Paddington RSL, November 20


DAMMIT, WHO DOES SHE remind me of?, I kept thinking. It should have been obvious from the start. Maybe it was the presence of shoes which threw me.


A diva entrance – having let the band plug in, start up and prepare the way, she finally emerged as The Star Of The Show - was a nice touch for someone whose charisma, whether with her regular band, The Jezabels or now solo, is star-quality and who controls the stage without need to shout it out.

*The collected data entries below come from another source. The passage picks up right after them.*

template <int kBlockN, int kStages, WgKind kKind>
__global__ void __launch_bounds__(NUM_THREADS, 1) tc_gemm_kernel(const __grid_constant__ TcParams p) {
    constexpr int B_STAGE_BYTES = kBlockN * ROW_BYTES;
    constexpr int STAGE_BYTES = A_STAGE_BYTES + B_STAGE_BYTES;
    constexpr int K_STEPS = 4;
    constexpr int HALF_N = kBlockN / 2;
    constexpr int STG_LD = HALF_N + 4;
    constexpr int STG_BYTES = NUM_EPI_WARPS * 32 * STG_LD * 4;
    constexpr int NACC = kBlockN / 2;
    constexpr bool kExact = kKind == F16;

    extern __shared__ uint8_t smem_raw[];
    uint8_t* smem = reinterpret_cast<uint8_t*>((reinterpret_cast<uintptr_t>(smem_raw) + 1023) & ~(uintptr_t)1023);
    constexpr int OPER_BYTES = operand_bytes(kStages, STAGE_BYTES, B_STAGE_BYTES);
    float* staging = reinterpret_cast<float*>(smem + OPER_BYTES);
    uint64_t* full_bar = reinterpret_cast<uint64_t*>(smem + OPER_BYTES + STG_BYTES);
    uint64_t* empty_bar = full_bar + MAX_STAGES;
    uint64_t* a_full_bar = empty_bar + MAX_STAGES;
    uint64_t* a_empty_bar = a_full_bar + 2;
    constexpr int NG = kStages;
    constexpr int NGH = HALO_SLOTS;
    uint8_t* halo_b_base = smem + 2 * HALO_BYTES;

    const int warp = threadIdx.x >> 5;
    const int lane = threadIdx.x & 31;

    if (threadIdx.x == 0) {
        prefetch_tmap(&p.tmA);
        prefetch_tmap(&p.tmB);
        for (int s = 0; s < MAX_STAGES; ++s) {
            mbar_init(&full_bar[s], 1);
            mbar_init(&empty_bar[s], NUM_MMA_THREADS);
        }
        for (int a = 0; a < 2; ++a) {
            mbar_init(&a_full_bar[a], 1);
            mbar_init(&a_empty_bar[a], NUM_MMA_THREADS);
        }
        mbar_fence_init();
    }
    __syncthreads();

    if (warp >= NUM_EPI_WARPS) {
        setmaxnreg_dec<40>();
        if (warp == NUM_EPI_WARPS && elect_one()) {
            int stage = 0;
            uint32_t phase = 0;
            int ab = 0;
            uint32_t aphase = 0;
            for (int t = blockIdx.x; t < p.total_tiles; t += gridDim.x) {
                const TileInfo ti = decode_tile(p, t, kBlockN);
                if (ti.skip) continue;
                if (p.halo) {
                    const uint32_t halo_bytes = (uint32_t)((p.TW + 2) * (p.TH + 2)) * ROW_BYTES;
                    const int nkb = 9 * p.cin_blocks;
                    int tap = 0, cb = 0;
                    for (int kb = 0; kb < nkb; ++kb) {
                        mbar_wait(&empty_bar[stage], phase ^ 1, "vf_tc_gemm producer");
                        mbar_expect_tx(&full_bar[stage], (uint32_t)B_STAGE_BYTES);
                        if (tap == 0) {
                            mbar_wait(&a_empty_bar[ab], aphase ^ 1, "vf_tc_gemm producer(halo)");
                            mbar_expect_tx(&a_full_bar[ab], halo_bytes);
                            tma_load_4d(smem + ab * HALO_BYTES, &p.tmA, &a_full_bar[ab], cb * p.bk_elems, ti.ox0 - 1, ti.oy0 - 1, ti.img0);
                            if (++ab == 2) { ab = 0; aphase ^= 1; }
                        }
                        tma_load_4d(halo_b_base + stage * B_STAGE_BYTES, &p.tmB, &full_bar[stage], (tap * p.cin_blocks + cb) * p.bk_elems,
                                    ti.n0, 0, 0);
                        if (++tap == 9) { tap = 0; ++cb; }
                        if (++stage == NGH) { stage = 0; phase ^= 1; }
                    }
                    continue;
                }
                for (int kb = 0; kb < ti.nkb; ++kb) {
                    mbar_wait(&empty_bar[stage], phase ^ 1, "vf_tc_gemm producer");
                    mbar_expect_tx(&full_bar[stage], (uint32_t)STAGE_BYTES);
                    uint8_t* sa = smem + stage * STAGE_BYTES;
                    uint8_t* sb = sa + A_STAGE_BYTES;
                    int kcoord_b = kb * p.bk_elems;
                    if (p.conv) {
                        int kbr = kb, a_half = 0;
                        if (p.exact) {
                            const int j = kb / p.exact_kpp;
                            kbr = kb - j * p.exact_kpp;
                            a_half = (j == 0) ? p.exact_clog : 0;
                            const int tap_ = kbr / p.cin_blocks, cb_ = kbr - tap_ * p.cin_blocks;
                            kcoord_b = ((tap_ * 2 + (j == 1 ? 1 : 0)) * p.cin_blocks + cb_) * p.bk_elems;
                        }
                        const int tap = kbr / p.cin_blocks;
                        const int cb = kbr - tap * p.cin_blocks;
                        tma_load_4d(sa, &p.tmA, &full_bar[stage], a_half + p.tap_coff[tap] + cb * p.bk_elems, ti.ox0 + p.tap_dx[tap],
                                    ti.oy0 + p.tap_dy[tap], ti.img0);
                    } else {
                        int kcoord_a = kb * p.bk_elems;
                        if (p.exact) {
                            const int j = kb / p.exact_kpp, kbr = kb - j * p.exact_kpp;
                            kcoord_a = (j == 0 ? p.exact_clog : 0) + kbr * p.bk_elems;
                            kcoord_b = (j == 1 ? p.exact_lo_b : 0) + kbr * p.bk_elems;
                        }
                        if (p.gemm_koff) kcoord_a += p.tap_coff[ti.b1];
                        tma_load_4d(sa, &p.tmA, &full_bar[stage], kcoord_a, ti.m0, ti.b2 * p.a_bm2, ti.b1 * p.a_bm1);
                    }
                    tma_load_4d(sb, &p.tmB, &full_bar[stage], kcoord_b, ti.n0, ti.b2 * p.b_bm2, ti.b1 * p.b_bm1);
                    if (++stage == NG) { stage = 0; phase ^= 1; }
                }
            }
        }
        return;
    }

    setmaxnreg_inc<232>();
    const int wg = warp >> 2;
    const int quarter = warp & 3;
    const int col_half = warp >> 2;
    float* stg = staging + warp * (32 * STG_LD);
    int stage = 0, ab = 0;
    uint32_t phase = 0, aphase = 0;

    auto to_staging = [&](const float (&v)[NACC], float sc) {
        const int r_lo = 64 * wg + 16 * (warp & 3) + (lane >> 2);
#pragma unroll
        for (int j = 0; j < NACC / 4; ++j) {
#pragma unroll
            for (int h = 0; h < 2; ++h) {
                const int r = r_lo + 8 * h, c = 8 * j + 2 * (lane & 3);
                float* dst = staging + ((c / HALF_N) * 4 + (r >> 5)) * (32 * STG_LD) + (r & 31) * STG_LD + (c % HALF_N);
                *reinterpret_cast<float2*>(dst) = make_float2(v[4 * j + 2 * h] * sc, v[4 * j + 2 * h + 1] * sc);
            }
        }
    };

    for (int t = blockIdx.x; t < p.total_tiles; t += gridDim.x) {
        const TileInfo ti = decode_tile(p, t, kBlockN);
        if (ti.skip) continue;

        float acc[NACC];
        float csum[kExact ? NACC : 1];
        auto k_loop = [&]() {
            const int nkb = p.halo ? 9 * p.cin_blocks : ti.nkb;
            const int nsmall = p.exact ? 2 * p.exact_kpp / p.exact_kc : 0;
            int prev_stage = -1, prev_halo = -1, in_chunk = 0, ck = 0, tap = 0;
            bool fresh = true;
            uint32_t a_base = 0;
            const uint32_t pitch = (uint32_t)(p.TW + 2);
            auto retire_prev = [&]() {
                if (prev_stage >= 0) mbar_arrive(&empty_bar[prev_stage]);
                if (prev_halo >= 0) mbar_arrive(&a_empty_bar[prev_halo]);
                prev_stage = prev_halo = -1;
            };
#pragma unroll 1
            for (int kb = 0; kb < nkb; ++kb) {
                uint64_t adesc, bdesc;
                const int this_halo = (p.halo && tap == 8) ? ab : -1;
                if (p.halo) {
                    if (tap == 0) {
                        mbar_wait(&a_full_bar[ab], aphase, "vf_tc_gemm mma(halo)");
                        a_base = smem_u32(smem + ab * HALO_BYTES);
                        if (!kExact && p.norm_mr) {
                            normalise_halo(p, smem + ab * HALO_BYTES, kb / 9, ti.img0, ti.oy0, ti.ox0, threadIdx.x);
                            fence_async_smem();
                            named_sync(1, NUM_MMA_THREADS);
                        }
                    }
                    mbar_wait(&full_bar[stage], phase, "vf_tc_gemm mma");
                    const uint32_t a_addr = a_base + ((uint32_t)(tap / 3) * pitch + (uint32_t)(tap % 3) + (uint32_t)(8 * wg) * pitch) * ROW_BYTES;
                    adesc = sw128_desc(a_addr, pitch * ROW_BYTES);
                    bdesc = sw128_desc(smem_u32(halo_b_base + stage * B_STAGE_BYTES));
                } else {
                    mbar_wait(&full_bar[stage], phase, "vf_tc_gemm mma");
                    const uint32_t sa = smem_u32(smem + stage * STAGE_BYTES);
                    adesc = sw128_desc(sa + (uint32_t)(wg * 64 * ROW_BYTES));
                    bdesc = sw128_desc(sa + A_STAGE_BYTES);
                }
                wgmma_fence();
#pragma unroll
                for (int k = 0; k < K_STEPS; ++k)
                    wgmma_ss<kBlockN, kKind>(acc, adesc + (uint64_t)(2 * k), bdesc + (uint64_t)(2 * k), (fresh && k == 0) ? 0u : 1u);
                wgmma_commit();
                fresh = false;
                wgmma_wait<1>();
                retire_prev();
                prev_stage = stage;
                prev_halo = this_halo;
                if (p.halo) {
                    if (++stage == NGH) { stage = 0; phase ^= 1; }
                    if (++tap == 9) { tap = 0; if (++ab == 2) { ab = 0; aphase ^= 1; } }
                } else {
                    if (++stage == NG) { stage = 0; phase ^= 1; }
                }
                if (kExact && ++in_chunk == p.exact_kc) {
                    in_chunk = 0;
                    wgmma_wait<0>();
                    reg_fence(acc);
                    const float sc = (ck < nsmall ? EXACT_LO_SCALE : 1.0f) * p.alpha;
                    if (ck == 0) {
#pragma unroll
                        for (int i = 0; i < NACC; ++i) csum[i] = acc[i] * sc;
                    } else {
#pragma unroll
                        for (int i = 0; i < NACC; ++i) csum[i] = fmaf(acc[i], sc, csum[i]);
                    }
                    ++ck;
                    fresh = true;
                }
            }
            wgmma_wait<0>();
            reg_fence(acc);
            retire_prev();
        };
        if constexpr (kExact) k_loop();

        const int row = quarter * 32 + lane;
        long long my_off;
        int my_ok, gm;
        if (p.conv) {
            const int lx = row % p.TW;
            const int q = row / p.TW;
            const int ly = q % p.TH;
            const int ln = q / p.TH;
            const int img = ti.img0 + ln, oy = ti.oy0 + ly, ox = ti.ox0 + lx;
            my_ok = (img < p.Nimg) && (oy < p.OH) && (ox < p.OW);
            gm = (img * p.OH + oy) * p.OW + ox;
            my_off = (long long)gm * p.ldc;
        } else {
            gm = ti.m0 + row;
            my_ok = gm < p.M;
            my_off = (long long)ti.b1 * p.c_sb1 + (long long)ti.b2 * p.c_sb2 + (long long)gm * p.ldc;
        }
        const float bias_m = (p.bias_mode == VF_BIAS_M && my_ok) ? __ldg(p.bias + gm) : 0.f;

        constexpr int VPR = HALF_N / 4;
        constexpr int RPI = 32 / VPR;
        constexpr int ITERS = 32 / RPI;
        const int r_sub = lane / VPR;
        const int c_ln = (lane % VPR) * 4;
        const int n_ln = ti.n0 + col_half * HALF_N + c_ln;
        const bool fast = p.vec_ok && (ti.n0 + kBlockN <= p.Ncols);
        auto residual_at = [&](int i) {
            const int rr = i * RPI + r_sub;
            const int ok = __shfl_sync(0xffffffffu, my_ok, rr);
            const long long off_row = __shfl_sync(0xffffffffu, my_off, rr);
            const long long o = ok ? off_row + n_ln : (long long)n_ln;
            return __ldg(reinterpret_cast<const float4*>(p.residual + o));
        };
        float4 resv[kExact ? 1 : ITERS];
        if (!kExact && fast && p.residual) {
#pragma unroll
            for (int i = 0; i < ITERS; ++i) resv[i] = residual_at(i);
        }
        float4 bias4 = make_float4(0.f, 0.f, 0.f, 0.f);
        if (fast && p.bias_mode == VF_BIAS_N) bias4 = __ldg(reinterpret_cast<const float4*>(p.bias + n_ln));

        if constexpr (!kExact) k_loop();
        named_sync(1, NUM_MMA_THREADS);
        if constexpr (kExact) to_staging(csum, 1.0f);
        else to_staging(acc, p.alpha);
        named_sync(1, NUM_MMA_THREADS);

        if (fast) {
            float gs = 0.f, gq = 0.f;
#pragma unroll
            for (int i = 0; i < ITERS; ++i) {
                const int rr = i * RPI + r_sub;
                const int ok = __shfl_sync(0xffffffffu, my_ok, rr);
                const long long off_row = __shfl_sync(0xffffffffu, my_off, rr);
                const float bm = __shfl_sync(0xffffffffu, bias_m, rr);
                float4 v = *reinterpret_cast<const float4*>(stg + rr * STG_LD + c_ln);
                if (p.bias_mode == VF_BIAS_N) { v.x += bias4.x; v.y += bias4.y; v.z += bias4.z; v.w += bias4.w; }
                else { v.x += bm; v.y += bm; v.z += bm; v.w += bm; }
                if (p.act == VF_ACT_GELU_ERF) { v.x = vf_gelu_erf(v.x); v.y = vf_gelu_erf(v.y); v.z = vf_gelu_erf(v.z); v.w = vf_gelu_erf(v.w); }
                if (p.residual) {
                    const float4 r = kExact ? residual_at(i) : resv[i];
                    v.x += r.x; v.y += r.y; v.z += r.z; v.w += r.w;
                }
                if (ok) {
                    gs += (v.x + v.y) + (v.z + v.w);
                    gq += (v.x * v.x + v.y * v.y) + (v.z * v.z + v.w * v.w);
                    const long long off = off_row + n_ln;
                    if (p.C_f32) *reinterpret_cast<float4*>(p.C_f32 + off) = v;
                    if (p.C_bf16) {
                        __nv_bfloat162 lo = __floats2bfloat162_rn(v.x, v.y), hi = __floats2bfloat162_rn(v.z, v.w);
                        uint2 u;
                        u.x = *reinterpret_cast<uint32_t*>(&lo);
                        u.y = *reinterpret_cast<uint32_t*>(&hi);
                        *reinterpret_cast<uint2*>(p.C_bf16 + off) = u;
                    }
                }
            }
            if (p.gn_sums) {
                const unsigned okmask = __ballot_sync(0xffffffffu, my_ok);
#pragma unroll
                for (int o = VPR; o < 32; o <<= 1) {
                    gs += __shfl_xor_sync(0xffffffffu, gs, o);
                    gq += __shfl_xor_sync(0xffffffffu, gq, o);
                }
                const int lpg = p.gn_cpg >> 2;
                for (int o = 1; o < lpg; o <<= 1) {
                    gs += __shfl_xor_sync(0xffffffffu, gs, o);
                    gq += __shfl_xor_sync(0xffffffffu, gq, o);
                }
                const int gm_first = __shfl_sync(0xffffffffu, gm, okmask ? (__ffs(okmask) - 1) : 0);
                if (okmask && r_sub == 0 && (lane % lpg) == 0) {
                    const long long slot = ((long long)(gm_first / p.gn_rows_per_img) * p.gn_groups + n_ln / p.gn_cpg) * 2;
                    atomicAdd(p.gn_sums + slot, (double)gs);
                    atomicAdd(p.gn_sums + slot + 1, (double)gq);
                }
            }
        } else {
#pragma unroll 1
            for (int rr = 0; rr < 32; ++rr) {
                const int ok = __shfl_sync(0xffffffffu, my_ok, rr);
                const long long off_row = __shfl_sync(0xffffffffu, my_off, rr);
                const float bm = __shfl_sync(0xffffffffu, bias_m, rr);
                if (!ok) continue;
                for (int c = lane; c < HALF_N; c += 32) {
                    const int n = ti.n0 + col_half * HALF_N + c;
                    if (n >= p.Ncols) continue;
                    float x = stg[rr * STG_LD + c];
                    x += (p.bias_mode == VF_BIAS_N) ? __ldg(p.bias + n) : bm;
                    if (p.act == VF_ACT_GELU_ERF) x = vf_gelu_erf(x);
                    const long long off = off_row + n;
                    if (p.residual) x += __ldg(p.residual + off);
                    if (p.C_f32) p.C_f32[off] = x;
                    if (p.C_bf16) p.C_bf16[off] = __float2bfloat16(x);
                }
            }
        }
    }
}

Though it was slightly marred by Hayley Mary, to her great amusement, and ours, colliding with guitarist Johnny Took (her occasional co-writer, moonlighting from DMA’s) and spilling her drink.

The flower-festooned stage had a touch of decadence and a strong whiff of style, her first outfit - changed half way through a show which didn’t make an hour - presented her as a kind of slightly androgynous Carnaby St dandy. And the band was guitar-strong (two electrics, one acoustic, but almost defiantly, no keyboards), kept in line by a strong drumming hand, and tuned to assertive jangle more than power.



Then songs such as Like A Woman Should (“wish that I was born in another time”), with its melodic charge that like The Piss, The Perfume, brought a mix of melancholy and resilience, and Holly, with its built-in wistfulness and offhand elegance, offered almost a classicist take on mid-‘60s pop.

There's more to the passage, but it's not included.